### DIRECTIONS
From the line with "const int found2 = (int)scount2;" through the line with "#pragma unroll 4", repeat the entries verbatim, both end lines included, and add nothing.

**** EXERCISE DATA ****

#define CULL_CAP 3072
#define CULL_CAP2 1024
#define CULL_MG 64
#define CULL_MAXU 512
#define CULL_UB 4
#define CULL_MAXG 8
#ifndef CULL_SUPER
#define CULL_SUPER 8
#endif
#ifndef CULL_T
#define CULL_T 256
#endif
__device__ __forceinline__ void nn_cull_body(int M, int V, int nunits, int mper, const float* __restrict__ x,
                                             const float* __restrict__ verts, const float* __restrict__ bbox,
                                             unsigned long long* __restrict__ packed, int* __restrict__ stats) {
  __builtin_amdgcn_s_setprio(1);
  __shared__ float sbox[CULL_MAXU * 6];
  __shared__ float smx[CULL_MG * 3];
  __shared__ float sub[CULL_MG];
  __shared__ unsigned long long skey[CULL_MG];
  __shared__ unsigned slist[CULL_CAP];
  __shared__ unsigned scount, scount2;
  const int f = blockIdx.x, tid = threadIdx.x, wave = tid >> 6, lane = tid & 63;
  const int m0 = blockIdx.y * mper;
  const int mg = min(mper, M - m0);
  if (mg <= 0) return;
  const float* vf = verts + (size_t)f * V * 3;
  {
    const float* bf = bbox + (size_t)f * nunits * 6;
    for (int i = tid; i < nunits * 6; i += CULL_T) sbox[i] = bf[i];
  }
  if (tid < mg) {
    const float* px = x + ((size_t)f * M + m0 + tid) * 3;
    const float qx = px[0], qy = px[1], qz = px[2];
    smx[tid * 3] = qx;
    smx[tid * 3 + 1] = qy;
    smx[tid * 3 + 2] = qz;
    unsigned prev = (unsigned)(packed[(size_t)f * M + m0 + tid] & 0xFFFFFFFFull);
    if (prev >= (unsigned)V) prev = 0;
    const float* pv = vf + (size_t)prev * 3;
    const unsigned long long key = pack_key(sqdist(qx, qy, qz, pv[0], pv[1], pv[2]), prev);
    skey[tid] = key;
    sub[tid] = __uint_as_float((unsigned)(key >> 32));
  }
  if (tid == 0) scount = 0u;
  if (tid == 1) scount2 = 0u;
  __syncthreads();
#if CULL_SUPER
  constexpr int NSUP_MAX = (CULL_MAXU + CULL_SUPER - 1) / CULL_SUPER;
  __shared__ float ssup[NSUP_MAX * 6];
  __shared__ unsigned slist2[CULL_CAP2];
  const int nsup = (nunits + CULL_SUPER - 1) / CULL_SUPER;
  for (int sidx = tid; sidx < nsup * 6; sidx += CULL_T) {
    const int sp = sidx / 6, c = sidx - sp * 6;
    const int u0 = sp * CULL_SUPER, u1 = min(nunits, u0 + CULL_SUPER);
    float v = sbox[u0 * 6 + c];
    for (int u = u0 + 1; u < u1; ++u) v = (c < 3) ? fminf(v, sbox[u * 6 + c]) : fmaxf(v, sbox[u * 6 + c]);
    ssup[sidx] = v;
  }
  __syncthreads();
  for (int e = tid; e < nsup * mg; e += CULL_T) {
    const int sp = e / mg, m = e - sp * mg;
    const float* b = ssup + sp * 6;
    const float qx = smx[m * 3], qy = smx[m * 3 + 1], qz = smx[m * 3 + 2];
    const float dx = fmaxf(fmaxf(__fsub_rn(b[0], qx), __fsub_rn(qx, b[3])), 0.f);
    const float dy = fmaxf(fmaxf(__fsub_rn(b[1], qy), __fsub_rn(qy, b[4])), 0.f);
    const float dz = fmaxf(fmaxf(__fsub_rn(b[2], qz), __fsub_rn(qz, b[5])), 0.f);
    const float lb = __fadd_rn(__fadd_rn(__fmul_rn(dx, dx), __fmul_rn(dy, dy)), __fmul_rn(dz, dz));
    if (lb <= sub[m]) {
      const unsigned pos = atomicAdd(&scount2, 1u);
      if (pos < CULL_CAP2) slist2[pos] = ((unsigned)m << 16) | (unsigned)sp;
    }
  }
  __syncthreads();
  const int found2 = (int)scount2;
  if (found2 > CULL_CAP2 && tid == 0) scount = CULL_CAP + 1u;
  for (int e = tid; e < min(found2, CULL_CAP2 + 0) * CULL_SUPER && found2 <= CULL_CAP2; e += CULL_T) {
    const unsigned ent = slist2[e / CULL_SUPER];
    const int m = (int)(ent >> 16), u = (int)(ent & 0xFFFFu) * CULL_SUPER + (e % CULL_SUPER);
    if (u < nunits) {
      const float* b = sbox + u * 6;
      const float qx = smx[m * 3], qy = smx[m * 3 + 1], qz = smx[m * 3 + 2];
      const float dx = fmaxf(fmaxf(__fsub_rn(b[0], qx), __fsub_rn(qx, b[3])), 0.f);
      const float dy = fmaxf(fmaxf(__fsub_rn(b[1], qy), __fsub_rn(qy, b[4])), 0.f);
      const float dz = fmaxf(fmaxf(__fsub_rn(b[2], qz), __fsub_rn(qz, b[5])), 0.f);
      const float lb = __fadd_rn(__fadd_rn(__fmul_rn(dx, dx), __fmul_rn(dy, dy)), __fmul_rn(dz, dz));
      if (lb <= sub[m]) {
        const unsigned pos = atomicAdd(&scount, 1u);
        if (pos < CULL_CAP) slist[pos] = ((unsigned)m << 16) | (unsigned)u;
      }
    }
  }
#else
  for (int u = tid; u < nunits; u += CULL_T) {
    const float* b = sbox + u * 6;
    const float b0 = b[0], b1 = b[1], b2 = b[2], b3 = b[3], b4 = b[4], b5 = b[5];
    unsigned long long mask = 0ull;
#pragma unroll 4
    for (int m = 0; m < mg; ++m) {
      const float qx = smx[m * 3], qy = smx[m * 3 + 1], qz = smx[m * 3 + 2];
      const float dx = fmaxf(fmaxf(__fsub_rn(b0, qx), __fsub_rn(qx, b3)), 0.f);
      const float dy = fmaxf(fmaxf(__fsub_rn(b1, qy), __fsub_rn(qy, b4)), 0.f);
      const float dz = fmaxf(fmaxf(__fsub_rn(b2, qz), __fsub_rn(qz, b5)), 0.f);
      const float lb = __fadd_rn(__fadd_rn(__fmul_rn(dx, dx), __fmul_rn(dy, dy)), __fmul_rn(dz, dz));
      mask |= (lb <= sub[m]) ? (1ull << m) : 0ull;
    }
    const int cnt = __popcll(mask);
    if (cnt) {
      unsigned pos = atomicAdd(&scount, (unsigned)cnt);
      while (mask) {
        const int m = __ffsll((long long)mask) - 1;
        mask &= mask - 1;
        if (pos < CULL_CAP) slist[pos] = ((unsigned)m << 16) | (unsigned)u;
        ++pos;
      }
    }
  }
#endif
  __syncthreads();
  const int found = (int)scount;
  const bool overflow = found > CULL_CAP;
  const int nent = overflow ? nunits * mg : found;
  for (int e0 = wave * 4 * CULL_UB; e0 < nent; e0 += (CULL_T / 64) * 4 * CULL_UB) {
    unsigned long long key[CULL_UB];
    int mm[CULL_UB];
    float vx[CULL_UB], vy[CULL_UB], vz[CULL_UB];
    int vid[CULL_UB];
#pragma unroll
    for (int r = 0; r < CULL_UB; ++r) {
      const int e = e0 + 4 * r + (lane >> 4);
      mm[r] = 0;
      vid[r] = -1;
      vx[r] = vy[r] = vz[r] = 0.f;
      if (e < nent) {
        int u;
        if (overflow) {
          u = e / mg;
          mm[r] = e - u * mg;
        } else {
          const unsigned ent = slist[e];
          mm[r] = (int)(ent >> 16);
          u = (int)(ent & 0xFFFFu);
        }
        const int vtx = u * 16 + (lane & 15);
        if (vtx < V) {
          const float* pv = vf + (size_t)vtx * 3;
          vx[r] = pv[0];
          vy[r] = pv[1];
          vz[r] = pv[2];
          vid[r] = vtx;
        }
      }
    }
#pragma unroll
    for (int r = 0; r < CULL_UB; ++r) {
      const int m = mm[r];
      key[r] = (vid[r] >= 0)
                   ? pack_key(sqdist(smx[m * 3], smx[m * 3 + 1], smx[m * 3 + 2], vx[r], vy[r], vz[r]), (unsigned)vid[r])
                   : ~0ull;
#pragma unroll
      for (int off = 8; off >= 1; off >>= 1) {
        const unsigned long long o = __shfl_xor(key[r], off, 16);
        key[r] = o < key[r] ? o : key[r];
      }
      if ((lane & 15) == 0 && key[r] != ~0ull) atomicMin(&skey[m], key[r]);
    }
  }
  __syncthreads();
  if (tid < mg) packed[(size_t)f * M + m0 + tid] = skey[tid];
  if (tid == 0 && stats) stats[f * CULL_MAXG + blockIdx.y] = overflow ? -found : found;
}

****

### EXERCISE RESPONSE
  const int found2 = (int)scount2;
  if (found2 > CULL_CAP2 && tid == 0) scount = CULL_CAP + 1u;
  for (int e = tid; e < min(found2, CULL_CAP2 + 0) * CULL_SUPER && found2 <= CULL_CAP2; e += CULL_T) {
    const unsigned ent = slist2[e / CULL_SUPER];
    const int m = (int)(ent >> 16), u = (int)(ent & 0xFFFFu) * CULL_SUPER + (e % CULL_SUPER);
    if (u < nunits) {
      const float* b = sbox + u * 6;
      const float qx = smx[m * 3], qy = smx[m * 3 + 1], qz = smx[m * 3 + 2];
      const float dx = fmaxf(fmaxf(__fsub_rn(b[0], qx), __fsub_rn(qx, b[3])), 0.f);
      const float dy = fmaxf(fmaxf(__fsub_rn(b[1], qy), __fsub_rn(qy, b[4])), 0.f);
      const float dz = fmaxf(fmaxf(__fsub_rn(b[2], qz), __fsub_rn(qz, b[5])), 0.f);
      const float lb = __fadd_rn(__fadd_rn(__fmul_rn(dx, dx), __fmul_rn(dy, dy)), __fmul_rn(dz, dz));
      if (lb <= sub[m]) {
        const unsigned pos = atomicAdd(&scount, 1u);
        if (pos < CULL_CAP) slist[pos] = ((unsigned)m << 16) | (unsigned)u;
      }
    }
  }
#else
  for (int u = tid; u < nunits; u += CULL_T) {
    const float* b = sbox + u * 6;
    const float b0 = b[0], b1 = b[1], b2 = b[2], b3 = b[3], b4 = b[4], b5 = b[5];
    unsigned long long mask = 0ull;
#pragma unroll 4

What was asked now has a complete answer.